▶ WORK REQUEST
For the string "wave", work out how many lines of the data contain it and give that number with nothing added.

[Data extracted from a collection]
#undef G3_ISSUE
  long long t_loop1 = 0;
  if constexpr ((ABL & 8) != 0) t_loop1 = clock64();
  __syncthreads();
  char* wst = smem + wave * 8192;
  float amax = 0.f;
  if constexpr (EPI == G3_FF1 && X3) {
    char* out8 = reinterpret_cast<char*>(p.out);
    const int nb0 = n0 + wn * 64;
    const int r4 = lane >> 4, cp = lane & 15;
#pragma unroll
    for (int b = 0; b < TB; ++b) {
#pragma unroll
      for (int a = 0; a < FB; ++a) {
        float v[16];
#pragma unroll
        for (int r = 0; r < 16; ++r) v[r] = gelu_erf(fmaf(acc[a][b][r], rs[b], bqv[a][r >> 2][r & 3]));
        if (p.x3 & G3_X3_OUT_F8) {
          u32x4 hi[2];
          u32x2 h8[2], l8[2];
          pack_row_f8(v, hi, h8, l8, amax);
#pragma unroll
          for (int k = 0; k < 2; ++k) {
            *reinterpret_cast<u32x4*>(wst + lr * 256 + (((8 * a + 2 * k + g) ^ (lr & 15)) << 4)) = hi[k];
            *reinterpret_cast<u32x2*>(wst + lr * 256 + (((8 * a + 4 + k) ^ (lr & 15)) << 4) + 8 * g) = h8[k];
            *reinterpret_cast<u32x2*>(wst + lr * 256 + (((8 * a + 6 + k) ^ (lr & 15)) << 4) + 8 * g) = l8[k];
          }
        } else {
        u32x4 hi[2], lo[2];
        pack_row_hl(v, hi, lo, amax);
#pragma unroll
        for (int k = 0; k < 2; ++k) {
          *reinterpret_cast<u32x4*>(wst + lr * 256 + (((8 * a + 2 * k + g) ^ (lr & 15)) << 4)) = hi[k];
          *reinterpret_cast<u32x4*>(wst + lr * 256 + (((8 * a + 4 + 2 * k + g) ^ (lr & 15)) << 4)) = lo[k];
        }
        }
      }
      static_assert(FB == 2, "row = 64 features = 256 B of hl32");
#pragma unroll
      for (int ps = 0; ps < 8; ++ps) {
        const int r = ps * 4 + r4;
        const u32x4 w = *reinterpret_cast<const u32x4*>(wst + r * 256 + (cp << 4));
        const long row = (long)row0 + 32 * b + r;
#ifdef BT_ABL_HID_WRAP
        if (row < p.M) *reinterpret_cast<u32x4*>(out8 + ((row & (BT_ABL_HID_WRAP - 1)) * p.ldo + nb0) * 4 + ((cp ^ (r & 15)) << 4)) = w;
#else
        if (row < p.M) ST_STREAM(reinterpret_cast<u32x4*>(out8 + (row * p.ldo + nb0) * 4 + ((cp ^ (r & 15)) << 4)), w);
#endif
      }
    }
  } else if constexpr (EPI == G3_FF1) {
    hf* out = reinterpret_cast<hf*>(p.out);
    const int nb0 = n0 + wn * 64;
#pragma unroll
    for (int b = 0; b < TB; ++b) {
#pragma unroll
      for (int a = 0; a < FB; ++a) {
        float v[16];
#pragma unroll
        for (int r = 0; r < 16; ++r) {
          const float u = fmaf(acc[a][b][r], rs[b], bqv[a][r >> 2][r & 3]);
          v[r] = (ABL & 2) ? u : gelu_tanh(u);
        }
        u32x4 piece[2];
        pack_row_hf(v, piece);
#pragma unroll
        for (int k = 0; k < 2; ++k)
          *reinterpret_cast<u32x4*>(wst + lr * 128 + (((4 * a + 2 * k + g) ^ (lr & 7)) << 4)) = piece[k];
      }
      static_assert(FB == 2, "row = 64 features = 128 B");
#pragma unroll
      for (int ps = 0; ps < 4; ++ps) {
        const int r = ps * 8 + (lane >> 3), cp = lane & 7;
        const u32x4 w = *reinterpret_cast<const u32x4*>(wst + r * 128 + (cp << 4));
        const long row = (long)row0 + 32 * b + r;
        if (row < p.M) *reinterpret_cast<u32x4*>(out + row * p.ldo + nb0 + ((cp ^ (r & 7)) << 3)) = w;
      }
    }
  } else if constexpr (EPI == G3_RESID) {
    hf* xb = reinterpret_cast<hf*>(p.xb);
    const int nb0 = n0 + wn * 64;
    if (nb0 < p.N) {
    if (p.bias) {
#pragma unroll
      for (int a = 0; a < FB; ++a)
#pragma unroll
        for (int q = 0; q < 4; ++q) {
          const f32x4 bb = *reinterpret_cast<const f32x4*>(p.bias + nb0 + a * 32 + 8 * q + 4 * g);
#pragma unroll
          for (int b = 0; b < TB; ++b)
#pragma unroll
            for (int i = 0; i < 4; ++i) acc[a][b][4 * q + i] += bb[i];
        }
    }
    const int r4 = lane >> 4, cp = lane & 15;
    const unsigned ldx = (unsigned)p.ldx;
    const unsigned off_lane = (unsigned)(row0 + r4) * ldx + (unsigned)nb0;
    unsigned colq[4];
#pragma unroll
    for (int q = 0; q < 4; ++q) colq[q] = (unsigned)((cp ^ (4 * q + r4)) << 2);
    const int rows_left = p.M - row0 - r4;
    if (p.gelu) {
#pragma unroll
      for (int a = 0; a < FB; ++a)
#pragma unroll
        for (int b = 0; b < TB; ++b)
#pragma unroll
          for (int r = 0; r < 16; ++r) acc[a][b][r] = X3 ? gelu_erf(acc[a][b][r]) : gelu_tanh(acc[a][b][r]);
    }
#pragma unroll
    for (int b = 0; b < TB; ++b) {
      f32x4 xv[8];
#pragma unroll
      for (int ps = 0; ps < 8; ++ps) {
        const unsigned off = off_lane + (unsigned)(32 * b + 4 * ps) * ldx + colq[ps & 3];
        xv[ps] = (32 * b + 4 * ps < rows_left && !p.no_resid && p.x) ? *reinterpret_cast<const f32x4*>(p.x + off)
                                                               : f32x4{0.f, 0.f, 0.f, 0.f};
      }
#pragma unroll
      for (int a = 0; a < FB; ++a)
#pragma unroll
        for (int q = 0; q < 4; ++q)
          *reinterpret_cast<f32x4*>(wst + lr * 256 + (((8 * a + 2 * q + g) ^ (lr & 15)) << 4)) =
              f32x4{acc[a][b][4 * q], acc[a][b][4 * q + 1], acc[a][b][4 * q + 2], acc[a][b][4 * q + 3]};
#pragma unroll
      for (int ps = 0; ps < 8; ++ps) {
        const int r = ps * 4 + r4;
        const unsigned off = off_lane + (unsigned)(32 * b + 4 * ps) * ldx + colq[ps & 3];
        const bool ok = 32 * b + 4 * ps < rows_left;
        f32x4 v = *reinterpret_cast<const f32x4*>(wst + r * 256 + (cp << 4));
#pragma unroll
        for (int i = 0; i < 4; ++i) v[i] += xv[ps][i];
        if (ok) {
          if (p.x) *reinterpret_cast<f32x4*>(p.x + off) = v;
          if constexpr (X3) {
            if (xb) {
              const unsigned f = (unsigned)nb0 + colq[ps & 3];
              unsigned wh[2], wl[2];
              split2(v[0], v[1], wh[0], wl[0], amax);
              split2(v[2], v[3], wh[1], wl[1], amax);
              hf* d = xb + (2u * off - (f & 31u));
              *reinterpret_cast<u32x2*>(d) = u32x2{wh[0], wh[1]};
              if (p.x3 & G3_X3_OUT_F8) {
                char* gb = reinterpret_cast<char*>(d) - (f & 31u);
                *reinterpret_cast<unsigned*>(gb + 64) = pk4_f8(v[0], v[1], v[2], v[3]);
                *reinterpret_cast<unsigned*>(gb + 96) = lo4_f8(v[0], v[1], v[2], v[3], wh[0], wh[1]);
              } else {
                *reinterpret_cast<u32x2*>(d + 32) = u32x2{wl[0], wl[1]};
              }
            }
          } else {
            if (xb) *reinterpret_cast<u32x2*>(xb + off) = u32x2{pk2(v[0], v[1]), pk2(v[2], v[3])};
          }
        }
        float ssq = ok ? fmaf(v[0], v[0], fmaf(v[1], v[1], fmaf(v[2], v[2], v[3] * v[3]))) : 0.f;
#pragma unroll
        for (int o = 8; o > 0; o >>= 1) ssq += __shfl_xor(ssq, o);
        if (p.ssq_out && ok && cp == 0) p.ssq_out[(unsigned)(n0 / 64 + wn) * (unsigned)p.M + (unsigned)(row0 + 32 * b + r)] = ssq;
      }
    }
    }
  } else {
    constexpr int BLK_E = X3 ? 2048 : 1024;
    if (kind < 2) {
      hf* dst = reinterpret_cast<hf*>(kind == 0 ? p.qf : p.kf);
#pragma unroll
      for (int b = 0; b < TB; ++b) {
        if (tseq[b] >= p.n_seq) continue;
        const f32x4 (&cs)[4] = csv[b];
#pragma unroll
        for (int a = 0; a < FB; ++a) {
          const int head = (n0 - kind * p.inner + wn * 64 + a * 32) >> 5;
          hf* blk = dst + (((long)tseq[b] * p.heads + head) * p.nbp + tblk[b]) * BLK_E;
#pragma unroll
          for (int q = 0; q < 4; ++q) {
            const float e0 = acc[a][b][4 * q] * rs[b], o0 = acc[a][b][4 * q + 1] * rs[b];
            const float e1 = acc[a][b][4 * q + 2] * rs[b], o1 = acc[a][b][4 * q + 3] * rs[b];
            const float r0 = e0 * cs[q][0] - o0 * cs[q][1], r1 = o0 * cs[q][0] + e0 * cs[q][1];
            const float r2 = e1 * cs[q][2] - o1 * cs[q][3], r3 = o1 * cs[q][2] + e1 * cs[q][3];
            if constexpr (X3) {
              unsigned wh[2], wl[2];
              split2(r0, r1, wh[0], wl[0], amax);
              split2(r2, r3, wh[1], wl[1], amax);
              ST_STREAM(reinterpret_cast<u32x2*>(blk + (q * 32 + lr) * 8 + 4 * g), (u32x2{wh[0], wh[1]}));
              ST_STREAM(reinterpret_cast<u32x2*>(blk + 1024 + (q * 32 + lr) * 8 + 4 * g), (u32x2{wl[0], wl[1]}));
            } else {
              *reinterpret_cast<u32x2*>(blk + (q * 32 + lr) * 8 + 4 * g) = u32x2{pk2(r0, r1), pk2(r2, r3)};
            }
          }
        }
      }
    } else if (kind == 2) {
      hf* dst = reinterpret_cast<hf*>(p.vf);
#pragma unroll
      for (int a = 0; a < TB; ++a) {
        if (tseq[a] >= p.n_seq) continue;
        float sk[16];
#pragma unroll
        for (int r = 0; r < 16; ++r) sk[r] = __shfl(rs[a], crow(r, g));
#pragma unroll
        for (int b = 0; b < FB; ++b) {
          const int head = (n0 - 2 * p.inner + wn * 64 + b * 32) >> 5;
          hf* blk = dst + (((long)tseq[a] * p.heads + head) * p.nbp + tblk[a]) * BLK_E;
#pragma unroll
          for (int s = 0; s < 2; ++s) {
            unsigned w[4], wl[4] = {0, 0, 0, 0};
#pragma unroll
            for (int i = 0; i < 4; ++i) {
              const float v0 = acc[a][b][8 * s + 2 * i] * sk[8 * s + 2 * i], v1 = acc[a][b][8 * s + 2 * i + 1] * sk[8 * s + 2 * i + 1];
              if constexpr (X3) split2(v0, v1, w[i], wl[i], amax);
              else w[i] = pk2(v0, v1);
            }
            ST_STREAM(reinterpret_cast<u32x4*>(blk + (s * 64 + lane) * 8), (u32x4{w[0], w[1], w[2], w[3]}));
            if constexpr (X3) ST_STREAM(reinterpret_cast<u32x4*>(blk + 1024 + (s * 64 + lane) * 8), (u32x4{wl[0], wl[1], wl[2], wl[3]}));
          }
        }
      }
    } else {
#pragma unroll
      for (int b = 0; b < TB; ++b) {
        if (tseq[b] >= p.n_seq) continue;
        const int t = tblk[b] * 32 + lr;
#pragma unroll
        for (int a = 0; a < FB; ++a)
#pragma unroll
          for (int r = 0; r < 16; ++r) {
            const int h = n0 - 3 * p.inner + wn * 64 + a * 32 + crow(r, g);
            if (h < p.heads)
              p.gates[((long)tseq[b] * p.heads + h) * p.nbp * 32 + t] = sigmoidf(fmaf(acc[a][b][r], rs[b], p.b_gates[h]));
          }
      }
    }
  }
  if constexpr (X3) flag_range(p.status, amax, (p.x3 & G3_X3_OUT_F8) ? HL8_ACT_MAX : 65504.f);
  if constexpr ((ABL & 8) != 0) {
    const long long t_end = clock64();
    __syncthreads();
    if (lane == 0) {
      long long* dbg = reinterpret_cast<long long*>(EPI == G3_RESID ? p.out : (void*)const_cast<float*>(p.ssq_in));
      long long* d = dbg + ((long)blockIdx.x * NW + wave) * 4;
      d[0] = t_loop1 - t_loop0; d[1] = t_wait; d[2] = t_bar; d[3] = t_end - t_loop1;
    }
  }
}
--
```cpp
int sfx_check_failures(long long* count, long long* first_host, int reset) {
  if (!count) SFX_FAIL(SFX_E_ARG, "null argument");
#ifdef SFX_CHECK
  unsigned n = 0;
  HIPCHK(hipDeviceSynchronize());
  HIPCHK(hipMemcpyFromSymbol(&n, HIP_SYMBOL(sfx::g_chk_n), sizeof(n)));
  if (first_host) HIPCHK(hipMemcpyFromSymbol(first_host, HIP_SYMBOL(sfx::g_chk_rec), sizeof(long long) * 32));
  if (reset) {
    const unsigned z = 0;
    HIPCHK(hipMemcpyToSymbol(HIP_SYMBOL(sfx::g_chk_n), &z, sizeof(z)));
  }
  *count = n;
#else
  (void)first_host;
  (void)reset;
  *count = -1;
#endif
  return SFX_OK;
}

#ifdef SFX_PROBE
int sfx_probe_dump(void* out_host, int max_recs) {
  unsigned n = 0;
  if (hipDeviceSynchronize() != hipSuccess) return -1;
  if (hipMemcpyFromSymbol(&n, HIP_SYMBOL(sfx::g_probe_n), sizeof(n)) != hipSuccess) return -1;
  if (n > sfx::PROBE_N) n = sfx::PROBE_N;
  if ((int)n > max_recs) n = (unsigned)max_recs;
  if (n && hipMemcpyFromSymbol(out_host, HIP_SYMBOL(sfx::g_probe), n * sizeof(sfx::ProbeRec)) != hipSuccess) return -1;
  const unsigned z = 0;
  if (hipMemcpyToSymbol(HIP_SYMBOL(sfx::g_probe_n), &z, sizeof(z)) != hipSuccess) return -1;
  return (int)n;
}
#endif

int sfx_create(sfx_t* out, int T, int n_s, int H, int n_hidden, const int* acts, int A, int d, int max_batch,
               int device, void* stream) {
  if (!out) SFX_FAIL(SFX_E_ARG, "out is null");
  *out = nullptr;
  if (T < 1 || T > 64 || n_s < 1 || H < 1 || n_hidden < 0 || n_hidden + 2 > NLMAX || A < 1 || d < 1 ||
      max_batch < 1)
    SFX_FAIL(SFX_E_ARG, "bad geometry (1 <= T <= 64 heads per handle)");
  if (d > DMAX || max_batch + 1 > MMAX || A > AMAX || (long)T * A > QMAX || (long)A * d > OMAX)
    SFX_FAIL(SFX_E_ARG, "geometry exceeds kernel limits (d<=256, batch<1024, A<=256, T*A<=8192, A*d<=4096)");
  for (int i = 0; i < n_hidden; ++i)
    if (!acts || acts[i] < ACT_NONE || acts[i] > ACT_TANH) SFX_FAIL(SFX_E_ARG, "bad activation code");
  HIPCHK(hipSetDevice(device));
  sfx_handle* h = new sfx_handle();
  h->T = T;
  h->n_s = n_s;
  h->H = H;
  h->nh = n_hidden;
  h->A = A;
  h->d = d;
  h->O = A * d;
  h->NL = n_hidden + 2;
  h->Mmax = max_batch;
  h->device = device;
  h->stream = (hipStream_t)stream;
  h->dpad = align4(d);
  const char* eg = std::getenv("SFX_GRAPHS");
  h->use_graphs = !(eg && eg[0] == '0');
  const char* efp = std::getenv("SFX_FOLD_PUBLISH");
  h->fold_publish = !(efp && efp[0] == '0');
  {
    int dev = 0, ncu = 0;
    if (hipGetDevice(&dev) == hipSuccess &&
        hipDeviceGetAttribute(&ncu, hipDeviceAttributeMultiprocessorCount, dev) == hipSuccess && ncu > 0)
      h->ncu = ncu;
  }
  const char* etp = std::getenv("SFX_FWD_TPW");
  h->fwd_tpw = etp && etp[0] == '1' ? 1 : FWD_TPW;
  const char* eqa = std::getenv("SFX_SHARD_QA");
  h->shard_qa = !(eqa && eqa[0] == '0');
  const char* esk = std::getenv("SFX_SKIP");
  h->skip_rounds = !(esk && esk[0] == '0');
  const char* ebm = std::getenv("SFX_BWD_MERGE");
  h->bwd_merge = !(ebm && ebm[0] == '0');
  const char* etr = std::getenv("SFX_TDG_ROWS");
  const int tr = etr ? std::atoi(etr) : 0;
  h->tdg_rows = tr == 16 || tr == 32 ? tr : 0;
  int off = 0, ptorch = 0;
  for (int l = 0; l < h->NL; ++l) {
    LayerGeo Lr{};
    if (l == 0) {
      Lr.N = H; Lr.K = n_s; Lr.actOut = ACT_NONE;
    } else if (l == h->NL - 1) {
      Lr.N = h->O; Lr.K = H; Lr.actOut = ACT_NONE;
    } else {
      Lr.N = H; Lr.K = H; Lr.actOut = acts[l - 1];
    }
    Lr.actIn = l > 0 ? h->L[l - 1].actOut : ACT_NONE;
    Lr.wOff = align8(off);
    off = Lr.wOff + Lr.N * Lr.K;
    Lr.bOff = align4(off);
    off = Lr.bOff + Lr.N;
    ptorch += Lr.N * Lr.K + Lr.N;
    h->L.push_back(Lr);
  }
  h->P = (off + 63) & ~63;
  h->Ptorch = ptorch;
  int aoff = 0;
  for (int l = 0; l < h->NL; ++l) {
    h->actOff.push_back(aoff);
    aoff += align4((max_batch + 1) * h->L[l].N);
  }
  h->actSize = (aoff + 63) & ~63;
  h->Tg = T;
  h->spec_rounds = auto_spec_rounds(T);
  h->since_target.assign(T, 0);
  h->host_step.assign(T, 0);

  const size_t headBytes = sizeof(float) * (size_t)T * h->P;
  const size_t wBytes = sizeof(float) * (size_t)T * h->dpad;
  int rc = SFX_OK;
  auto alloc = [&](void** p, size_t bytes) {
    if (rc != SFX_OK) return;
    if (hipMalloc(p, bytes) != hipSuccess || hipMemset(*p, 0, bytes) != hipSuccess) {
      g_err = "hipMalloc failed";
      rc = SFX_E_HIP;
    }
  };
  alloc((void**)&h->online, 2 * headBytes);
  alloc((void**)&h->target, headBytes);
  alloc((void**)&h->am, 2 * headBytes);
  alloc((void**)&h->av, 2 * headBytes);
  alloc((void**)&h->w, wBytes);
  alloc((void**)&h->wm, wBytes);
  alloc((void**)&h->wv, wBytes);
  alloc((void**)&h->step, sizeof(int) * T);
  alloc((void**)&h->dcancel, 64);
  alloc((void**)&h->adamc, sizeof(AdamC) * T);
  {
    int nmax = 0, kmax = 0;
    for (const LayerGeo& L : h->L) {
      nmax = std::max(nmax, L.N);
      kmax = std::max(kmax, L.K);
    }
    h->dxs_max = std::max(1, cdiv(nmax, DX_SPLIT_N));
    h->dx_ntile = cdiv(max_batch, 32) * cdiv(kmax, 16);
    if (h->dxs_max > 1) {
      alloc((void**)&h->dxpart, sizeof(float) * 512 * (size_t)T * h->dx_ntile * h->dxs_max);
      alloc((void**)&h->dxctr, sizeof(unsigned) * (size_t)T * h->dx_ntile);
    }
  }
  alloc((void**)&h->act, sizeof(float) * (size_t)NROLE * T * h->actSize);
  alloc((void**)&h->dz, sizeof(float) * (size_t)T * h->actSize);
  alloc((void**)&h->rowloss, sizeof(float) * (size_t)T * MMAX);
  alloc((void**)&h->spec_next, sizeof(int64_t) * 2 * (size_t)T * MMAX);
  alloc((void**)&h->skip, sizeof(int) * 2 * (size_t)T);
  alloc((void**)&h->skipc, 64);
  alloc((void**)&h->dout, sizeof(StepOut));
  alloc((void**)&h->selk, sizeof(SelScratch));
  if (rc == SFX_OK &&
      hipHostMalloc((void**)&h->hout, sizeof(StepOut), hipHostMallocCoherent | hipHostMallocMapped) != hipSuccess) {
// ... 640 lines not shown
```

▶ OUTPUT OF THE EXERCISE
2